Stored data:
=== Begin Enclosure ===
## Enlarge Fusion6 loss tile height and trim LDS to fit two groups per CU

Raises the Fusion6 SSIM/L1 loss tile from 16 to 30 rows, so the 10-row halo is amortised over more output rows and fewer redundant blur computations and loads are done. The LDS layout is resized per variant: the cached-target-stats form keeps only three horizontal maps and overlaps the halo buffers, so two work-groups still fit per CU. Per-thread row counts and ownership masks are generalised to the new geometry. It also adds a debug entry point for the cached variant. Larger tiles mean fewer blocks and more registers per thread, which risks lower occupancy or load imbalance on the 720-row frame.

```diff
diff --git a/boosting-neural-video-representation-via-online-structural-reparameteration_amd/_lib.py b/boosting-neural-video-representation-via-online-structural-reparameteration_amd/_lib.py
--- a/boosting-neural-video-representation-via-online-structural-reparameteration_amd/_lib.py
+++ b/boosting-neural-video-representation-via-online-structural-reparameteration_amd/_lib.py
@@ -86,7 +86,8 @@
                'orn_debug_conv_fwd_f16': (c_int, [P, P, P] + [c_int] * 5 + [P, P, c_int, P]),
                'orn_debug_conv_dgrad_bf16': (c_int, [P, P] + [c_int] * 4 + [P, P, c_int, P, c_int, P]),
                'orn_debug_conv_dgrad_f16': (c_int, [P, P] + [c_int] * 4 + [P, P, c_int, P, c_int, P]),
-               'orn_debug_merge_h16_bwd': (c_int, [c_int, P, P, P, P, P])}
+               'orn_debug_merge_h16_bwd': (c_int, [c_int, P, P, P, P, P]),
+               'orn_debug_loss_fusion6_cached': (c_int, [P, P, P] + [c_int] * 4 + [c_float, P, P, P, c_size_t, P])}
 
 _lib = None
 
diff --git a/boosting-neural-video-representation-via-online-structural-reparameteration_amd/csrc/orn_loss.hip b/boosting-neural-video-representation-via-online-structural-reparameteration_amd/csrc/orn_loss.hip
--- a/boosting-neural-video-representation-via-online-structural-reparameteration_amd/csrc/orn_loss.hip
+++ b/boosting-neural-video-representation-via-online-structural-reparameteration_amd/csrc/orn_loss.hip
@@ -1,10 +1,4 @@
 #include "orn_internal.h"
-
-#define SS_TH 16
-#define SS_TW 64
-#define SS_PH (SS_TH + 10)
-#define SS_PW (SS_TW + 10)
-#define SS_PWP 76
 
 __constant__ float c_gauss[11];
 
@@ -24,28 +18,43 @@
     int tiles_w, tiles_h;
 };
 
-#define F6_TH 16
-#define F6_TW 64
-#define F6_PH (F6_TH + 20)
-#define F6_PWP 88
-#define F6_DH (F6_TH + 10)
-#define F6_DWP 76
-#define F6_LDS_FLOATS (2 * F6_PH * F6_PWP + 5 * F6_PH * F6_DWP + 16)
+#ifndef ORN_F6_TH
+#define ORN_F6_TH 30
+#endif
+constexpr int LS_TH = ORN_F6_TH, LS_TW = 64;
+constexpr int F6_PH = LS_TH + 20, F6_PWP = 88;
+constexpr int F6_DH = LS_TH + 10, F6_DW = LS_TW + 10, F6_DWP = 76;
+constexpr int F6_XF = 2 * F6_PH * F6_PWP > 3 * F6_DH * F6_DWP ? 2 * F6_PH * F6_PWP : 3 * F6_DH * F6_DWP;
+constexpr int F6_NRG = 256 / F6_DW;
+constexpr int F6_RPT = (F6_DH + F6_NRG - 1) / F6_NRG;
+constexpr int F6_FR = (LS_TH + 3) / 4;
+constexpr int F6_LDS_CU = 160 * 1024;
 
 enum { TC_NONE = 0, TC_READ = 1, TC_FILL = 2 };
+constexpr int f6_maps(int tc) { return tc == TC_READ ? 3 : (tc == TC_FILL ? 2 : 5); }
+constexpr int f6_slot(int tc, int m) { return tc == TC_READ ? m / 2 : (tc == TC_FILL ? (m - 1) / 2 : m); }
+constexpr int f6_lds_floats(int tc, int hwp) { return F6_XF + f6_maps(tc) * F6_PH * hwp + 16; }
+constexpr int f6_hwp(int tc) { return f6_lds_floats(tc, 76) * 4 <= F6_LDS_CU / 2 ? 76 : 74; }
+constexpr int f6_lds_bytes(int tc) { return f6_lds_floats(tc, f6_hwp(tc)) * 4; }
+static_assert(LS_TH >= 4 && LS_TW == 64 && F6_XF % 4 == 0 && F6_NRG >= 1, "k_fusion6: tile geometry");
+static_assert(3 * F6_DH * LS_TW <= 3 * F6_PH * 74, "k_fusion6: Hh must fit over the three maps of TC_READ");
+static_assert(f6_lds_bytes(TC_READ) <= F6_LDS_CU / 2, "k_fusion6: the timed form must run two work-groups per CU");
+static_assert(f6_lds_bytes(TC_NONE) <= F6_LDS_CU && f6_lds_bytes(TC_FILL) <= F6_LDS_CU, "k_fusion6: LDS of a CU");
+
 template <bool GRAD, int TC>
 __global__ void __launch_bounds__(256) k_fusion6(LossP q)
 {
+    constexpr int HWP = f6_hwp(TC), HMAP = F6_PH * HWP;
     extern __shared__ __attribute__((aligned(16))) float f6s[];
     float *Xp = f6s, *Xt = f6s + F6_PH * F6_PWP;
-    float *Hm = f6s + 2 * F6_PH * F6_PWP;
+    float *Hm = f6s + F6_XF;
     float *Dm = f6s;
     float *Hh = Hm;
-    float *sred = f6s + 2 * F6_PH * F6_PWP + 5 * F6_PH * F6_DWP;
+    float *sred = Hm + f6_maps(TC) * HMAP;
     const int t = threadIdx.x;
     const int plane = blockIdx.y;
     const int tw = blockIdx.x % q.tiles_w, th = blockIdx.x / q.tiles_w;
-    const int y0 = th * F6_TH, x0 = tw * F6_TW;
+    const int y0 = th * LS_TH, x0 = tw * LS_TW;
     const size_t HW = (size_t)q.H * q.W;
     const size_t fr = TC == TC_FILL ? (size_t)blockIdx.z : (q.frame_idx ? (size_t)(*q.frame_idx) : 0);
     const float *tp = q.target + fr * q.frame_stride + (size_t)plane * HW;
@@ -55,10 +64,10 @@
         ts_mu = q.tstats + fr * q.tstats_stride + (size_t)plane * q.Hv * q.Wv;
         ts_tt = ts_mu + (size_t)q.planes * q.Hv * q.Wv;
     }
-    constexpr int RPT = 9;
-    const int vrg = t / F6_DWP, vj = t - vrg * F6_DWP, vr4 = vrg == 2 ? 17 : vrg * RPT;
+    constexpr int RPT = F6_RPT;
+    const int vrg = t / F6_DW, vj = t - vrg * F6_DW, vr4 = min(vrg * RPT, F6_DH - RPT);
     float c_mu[RPT], c_tt[RPT];
-    if (TC == TC_READ && t < 3 * F6_DWP) {
+    if (TC == TC_READ && t < F6_NRG * F6_DW) {
 #pragma unroll
         for (int o = 0; o < RPT; ++o) {
             const int vy = min(max(y0 - 10 + vr4 + o, 0), q.Hv - 1), vx = min(max(x0 - 10 + vj, 0), q.Wv - 1);
@@ -132,21 +141,22 @@
                 }
             }
         }
-        float *h = Hm + r * F6_DWP + c4;
-        if (P_MAPS) {
-            *reinterpret_cast<float4 *>(h) = make_float4(sp[0], sp[1], sp[2], sp[3]);
-            *reinterpret_cast<float4 *>(h + 2 * F6_PH * F6_DWP) = make_float4(spp[0], spp[1], spp[2], spp[3]);
-            *reinterpret_cast<float4 *>(h + 4 * F6_PH * F6_DWP) = make_float4(spt[0], spt[1], spt[2], spt[3]);
-        }
-        if (T_MAPS) {
-            *reinterpret_cast<float4 *>(h + F6_PH * F6_DWP) = make_float4(st[0], st[1], st[2], st[3]);
-            *reinterpret_cast<float4 *>(h + 3 * F6_PH * F6_DWP) = make_float4(stt[0], stt[1], stt[2], stt[3]);
-        }
+        float *h = Hm + r * HWP + c4;
+        auto put = [&](int m, const float *v) {
+            float *d = h + f6_slot(TC, m) * HMAP;
+            if (HWP % 4 == 0) *reinterpret_cast<float4 *>(d) = make_float4(v[0], v[1], v[2], v[3]);
+            else {
+                *reinterpret_cast<float2 *>(d) = make_float2(v[0], v[1]);
+                if (c4 + 2 < HWP) *reinterpret_cast<float2 *>(d + 2) = make_float2(v[2], v[3]);
+            }
+        };
+        if (P_MAPS) { put(0, sp); put(2, spp); put(4, spt); }
+        if (T_MAPS) { put(1, st); put(3, stt); }
     }
     __syncthreads();
     const float C1 = 0.01f * 0.01f, C2 = 0.03f * 0.03f;
     float ssum = 0.f;
-    if (t < 3 * F6_DWP) {
+    if (t < F6_NRG * F6_DW) {
         const int rg = vrg, j = vj, r4 = vr4;
         float v[5][RPT];
 #pragma unroll
@@ -154,7 +164,7 @@
             if ((TC == TC_READ && (m == 1 || m == 3)) || (TC == TC_FILL && !(m == 1 || m == 3))) continue;
             float col[RPT + 10];
 #pragma unroll
-            for (int k = 0; k < RPT + 10; ++k) col[k] = Hm[(m * F6_PH + r4 + k) * F6_DWP + j];
+            for (int k = 0; k < RPT + 10; ++k) col[k] = Hm[f6_slot(TC, m) * HMAP + (r4 + k) * HWP + j];
 #pragma unroll
             for (int o = 0; o < RPT; ++o) {
                 float acc = 0.f;
@@ -166,16 +176,17 @@
 #pragma unroll
         for (int o = 0; o < RPT; ++o) {
             const int i = r4 + o;
+            const bool own = i >= 10 && i >= rg * RPT && j >= 10;
             const int vy = y0 - 10 + i, vx = x0 - 10 + j;
             float dm = 0.f, dq = 0.f, dr = 0.f;
             if (TC == TC_FILL) {
-                if (vy >= 0 && vy < q.Hv && vx >= 0 && vx < q.Wv && i >= 10 && j >= 10 && j < F6_TW + 10 && (rg < 2 || o > 0)) {
+                if (vy >= 0 && vy < q.Hv && vx >= 0 && vx < q.Wv && own) {
                     ts_mu[(size_t)vy * q.Wv + vx] = v[1][o];
                     ts_tt[(size_t)vy * q.Wv + vx] = v[3][o];
                 }
                 continue;
             }
-            if (vy >= 0 && vy < q.Hv && vx >= 0 && vx < q.Wv && j < F6_TW + 10) {
+            if (vy >= 0 && vy < q.Hv && vx >= 0 && vx < q.Wv) {
                 const float m = v[0][o], qq = v[2][o], rr = v[4][o];
                 const float mu = TC == TC_READ ? c_mu[o] : v[1][o];
                 const float tt = TC == TC_READ ? c_tt[o] : v[3][o];
@@ -187,7 +198,7 @@
                 i2 = i2 * (2.0f - B2 * i2);
                 const float inv = i1 * i2;
                 const float S = A1 * A2 * inv;
-                if (i >= 10 && j >= 10 && (rg < 2 || o > 0)) ssum += S;
+                if (own) ssum += S;
                 dm = 2.f * mu * (A2 - A1) * inv - 2.f * m * S * i1 + 2.f * m * S * i2;
                 dq = -S * i2;
                 dr = 2.f * A1 * inv;
@@ -197,18 +208,19 @@
         }
     }
     if (TC == TC_FILL) return;
-    const int fc = t & (F6_TW - 1), fr4 = (t >> 6) * 4;
-    float fp[4], ft[4];
-#pragma unroll
-    for (int o = 0; o < 4; ++o) {
+    constexpr int FR = F6_FR;
+    const int fc = t & (LS_TW - 1), fr4 = (t >> 6) * FR;
+    float fp[FR], ft[FR];
+#pragma unroll
+    for (int o = 0; o < FR; ++o) {
         const size_t oo = (size_t)min(y0 + fr4 + o, q.H - 1) * q.W + min(x0 + fc, q.W - 1);
         fp[o] = pp[oo]; ft[o] = tp[oo];
     }
     __syncthreads();
     float sabs = 0.f, ssq = 0.f;
     if (GRAD) {
-        for (int idx = t; idx < F6_DH * (F6_TW / 4); idx += 256) {
-            const int r = idx / (F6_TW / 4), c4 = (idx - r * (F6_TW / 4)) * 4;
+        for (int idx = t; idx < F6_DH * (LS_TW / 4); idx += 256) {
+            const int r = idx / (LS_TW / 4), c4 = (idx - r * (LS_TW / 4)) * 4;
 #pragma unroll
             for (int m = 0; m < 3; ++m) {
                 float w[16];
@@ -225,22 +237,22 @@
                     for (int k = 0; k < 11; ++k) acc = fmaf(c_gauss[k], w[o + 10 - k], acc);
                     hv[o] = acc;
                 }
-                *reinterpret_cast<float4 *>(Hh + (m * F6_DH + r) * F6_TW + c4) = make_float4(hv[0], hv[1], hv[2], hv[3]);
+                *reinterpret_cast<float4 *>(Hh + (m * F6_DH + r) * LS_TW + c4) = make_float4(hv[0], hv[1], hv[2], hv[3]);
             }
         }
         __syncthreads();
     }
     {
         const int c = fc, r4 = fr4;
-        float am[4] = {0, 0, 0, 0}, aq[4] = {0, 0, 0, 0}, ar[4] = {0, 0, 0, 0};
+        float am[FR] = {}, aq[FR] = {}, ar[FR] = {};
         if (GRAD) {
 #pragma unroll
             for (int m = 0; m < 3; ++m) {
-                float col[14];
-#pragma unroll
-                for (int k = 0; k < 14; ++k) col[k] = Hh[(m * F6_DH + r4 + k) * F6_TW + c];
-#pragma unroll
-                for (int o = 0; o < 4; ++o) {
+                float col[FR + 10];
+#pragma unroll
+                for (int k = 0; k < FR + 10; ++k) col[k] = Hh[(m * F6_DH + min(r4 + k, F6_DH - 1)) * LS_TW + c];
+#pragma unroll
+                for (int o = 0; o < FR; ++o) {
                     float acc = 0.f;
 #pragma unroll
                     for (int k = 0; k < 11; ++k) acc = fmaf(c_gauss[k], col[o + 10 - k], acc);
@@ -250,9 +262,9 @@
         }
         const int gx = x0 + c;
 #pragma unroll
-        for (int o = 0; o < 4; ++o) {
+        for (int o = 0; o < FR; ++o) {
             const int gy = y0 + r4 + o;
-            if (gy >= q.H || gx >= q.W) continue;
+            if (r4 + o >= LS_TH || gy >= q.H || gx >= q.W) continue;
             const size_t oo = (size_t)gy * q.W + gx;
             const float p = fp[o], tg = ft[o], d = p - tg;
             sabs += fabsf(d);
@@ -282,13 +294,13 @@
     const int t = threadIdx.x;
     const int plane = blockIdx.y;
     const int tw = blockIdx.x % q.tiles_w, th = blockIdx.x / q.tiles_w;
-    const int y0 = th * SS_TH, x0 = tw * SS_TW;
+    const int y0 = th * LS_TH, x0 = tw * LS_TW;
     const size_t HW = (size_t)q.H * q.W;
     const float *pp = q.pred + (size_t)plane * HW;
     const float *tp = q.target + (q.frame_idx ? (size_t)(*q.frame_idx) * q.frame_stride : 0) + (size_t)plane * HW;
     float sabs = 0.f, ssq = 0.f;
-    for (int idx = t; idx < SS_TH * SS_TW; idx += 256) {
-        const int r = idx / SS_TW, c = idx - r * SS_TW;
+    for (int idx = t; idx < LS_TH * LS_TW; idx += 256) {
+        const int r = idx / LS_TW, c = idx - r * LS_TW;
         const int gy = y0 + r, gx = x0 + c;
         if (gy >= q.H || gx >= q.W) continue;
         const size_t o = (size_t)gy * q.W + gx;
@@ -346,7 +358,7 @@
     g.planes = B * Ch;
     g.Hv = H > 10 ? H - 10 : 0;
     g.Wv = W > 10 ? W - 10 : 0;
-    g.tw = orn_cdiv(W, SS_TW); g.th = orn_cdiv(H, SS_TH);
+    g.tw = orn_cdiv(W, LS_TW); g.th = orn_cdiv(H, LS_TH);
     g.nmap = (size_t)g.planes * g.Hv * g.Wv;
     g.off_pl = orn_align((size_t)g.planes * g.tw * g.th * 4 + 4) / 4;
     g.total = g.off_pl + orn_align((size_t)g.planes * g.tw * g.th * 8 + 8) / 4;
@@ -360,10 +372,12 @@
     static bool done = false;
     if (done) return 0;
     hipError_t e = hipSuccess;
-    const void *kerns[] = {(const void *)k_fusion6<true, TC_NONE>, (const void *)k_fusion6<false, TC_NONE>, (const void *)k_fusion6<true, TC_READ>,
-                           (const void *)k_fusion6<false, TC_READ>, (const void *)k_fusion6<false, TC_FILL>};
-    for (const void *k : kerns)
-        if (e == hipSuccess) e = hipFuncSetAttribute(k, hipFuncAttributeMaxDynamicSharedMemorySize, F6_LDS_FLOATS * 4);
+    const struct { const void *k; int bytes; } kerns[] = {
+        {(const void *)k_fusion6<true, TC_NONE>, f6_lds_bytes(TC_NONE)}, {(const void *)k_fusion6<false, TC_NONE>, f6_lds_bytes(TC_NONE)},
+        {(const void *)k_fusion6<true, TC_READ>, f6_lds_bytes(TC_READ)}, {(const void *)k_fusion6<false, TC_READ>, f6_lds_bytes(TC_READ)},
+        {(const void *)k_fusion6<false, TC_FILL>, f6_lds_bytes(TC_FILL)}};
+    for (const auto &kn : kerns)
+        if (e == hipSuccess) e = hipFuncSetAttribute(kn.k, hipFuncAttributeMaxDynamicSharedMemorySize, kn.bytes);
     if (e != hipSuccess) { orn_set_error("loss: hipFuncSetAttribute: %s", hipGetErrorString(e)); return (int)e; }
     done = true;
     return 0;
@@ -378,7 +392,6 @@
     ORN_REQUIRE(loss_type == ORN_LOSS_L2 || loss_type == ORN_LOSS_L1 || loss_type == ORN_LOSS_FUSION6,
                 "loss: unsupported loss_type %d", loss_type);
     ORN_TRY(orn_loss_init());
-    static_assert(SS_TH == F6_TH && SS_TW == F6_TW, "one tiling for all loss kernels");
     const LossGeom g = loss_geom(B, Ch, H, W);
     if (loss_type == ORN_LOSS_FUSION6) ORN_REQUIRE(g.Hv > 0 && g.Wv > 0, "loss: SSIM needs H,W > 10 (got %dx%d)", H, W);
     LossP q;
@@ -398,8 +411,8 @@
         const dim3 gr(g.tw * g.th, g.planes), bl(256);
         const bool gd = q.dpred != nullptr;
         if (loss_type == ORN_LOSS_FUSION6) {
-            if (tstats) { if (gd) hipLaunchKernelGGL((k_fusion6<true, TC_READ>), gr, bl, F6_LDS_FLOATS * 4, st, q); else hipLaunchKernelGGL((k_fusion6<false, TC_READ>), gr, bl, F6_LDS_FLOATS * 4, st, q); }
-            else if (gd) hipLaunchKernelGGL((k_fusion6<true, TC_NONE>), gr, bl, F6_LDS_FLOATS * 4, st, q); else hipLaunchKernelGGL((k_fusion6<false, TC_NONE>), gr, bl, F6_LDS_FLOATS * 4, st, q);
+            if (tstats) { if (gd) hipLaunchKernelGGL((k_fusion6<true, TC_READ>), gr, bl, f6_lds_bytes(TC_READ), st, q); else hipLaunchKernelGGL((k_fusion6<false, TC_READ>), gr, bl, f6_lds_bytes(TC_READ), st, q); }
+            else if (gd) hipLaunchKernelGGL((k_fusion6<true, TC_NONE>), gr, bl, f6_lds_bytes(TC_NONE), st, q); else hipLaunchKernelGGL((k_fusion6<false, TC_NONE>), gr, bl, f6_lds_bytes(TC_NONE), st, q);
         }
         else if (loss_type == ORN_LOSS_L2) { if (gd) hipLaunchKernelGGL((k_loss_grad<ORN_LOSS_L2, true>), gr, bl, 0, st, q); else hipLaunchKernelGGL((k_loss_grad<ORN_LOSS_L2, false>), gr, bl, 0, st, q); }
         else { if (gd) hipLaunchKernelGGL((k_loss_grad<ORN_LOSS_L1, true>), gr, bl, 0, st, q); else hipLaunchKernelGGL((k_loss_grad<ORN_LOSS_L1, false>), gr, bl, 0, st, q); }
@@ -431,7 +444,7 @@
     q.loss_type = ORN_LOSS_FUSION6;
     q.vec4 = (W % 4 == 0 && (uintptr_t)frames % 16 == 0) ? 1 : 0;
     q.tiles_w = g.tw; q.tiles_h = g.th;
-    hipLaunchKernelGGL((k_fusion6<false, TC_FILL>), dim3(g.tw * g.th, g.planes, n), dim3(256), F6_LDS_FLOATS * 4, (hipStream_t)stream, q);
+    hipLaunchKernelGGL((k_fusion6<false, TC_FILL>), dim3(g.tw * g.th, g.planes, n), dim3(256), f6_lds_bytes(TC_FILL), (hipStream_t)stream, q);
     ORN_LAUNCH_CHECK("loss_target_stats");
     return 0;
 }
@@ -450,6 +463,24 @@
                            (hipStream_t)stream, nullptr, nullptr);
 }
 
+extern "C" int orn_debug_loss_fusion6_cached(const float *pred, const float *target, const float *tstats, int B, int Ch, int H, int W,
+                                             float loss_scale, float *stats, float *dpred, void *ws, size_t ws_bytes, void *stream)
+{
+    ORN_REQUIRE(pred && target && tstats && stats && ws, "loss_fusion6_cached: null pointer");
+    ORN_REQUIRE(B > 0 && Ch > 0 && H > 10 && W > 10, "loss_fusion6_cached: bad sizes");
+    if (ws_bytes < orn_loss_ws_bytes(B, Ch, H, W)) {
+        orn_set_error("loss_fusion6_cached: workspace %zu < %zu", ws_bytes, orn_loss_ws_bytes(B, Ch, H, W));
+        return ORN_E_WS;
+    }
+    return orn_launch_loss(pred, target, nullptr, 0, B, Ch, H, W, ORN_LOSS_FUSION6, loss_scale, stats, dpred, (float *)ws,
+                           (hipStream_t)stream, nullptr, nullptr, nullptr, tstats);
+}
+
+#define SS_TH 16
+#define SS_TW 64
+#define SS_PH (SS_TH + 10)
+#define SS_PW (SS_TW + 10)
+#define SS_PWP 76
 __global__ void __launch_bounds__(256)
 k_ssim_cs_partial(const float *__restrict__ x, const float *__restrict__ y, int H, int W, int tiles_w, float *__restrict__ part)
 {
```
=== End Enclosure ===
Work instructions:
Wherever the word "bool" occurs in the data, copy that whole line.

Result below:
 template <bool GRAD, int TC>
+            const bool own = i >= 10 && i >= rg * RPT && j >= 10;
     static bool done = false;
         const bool gd = q.dpred != nullptr;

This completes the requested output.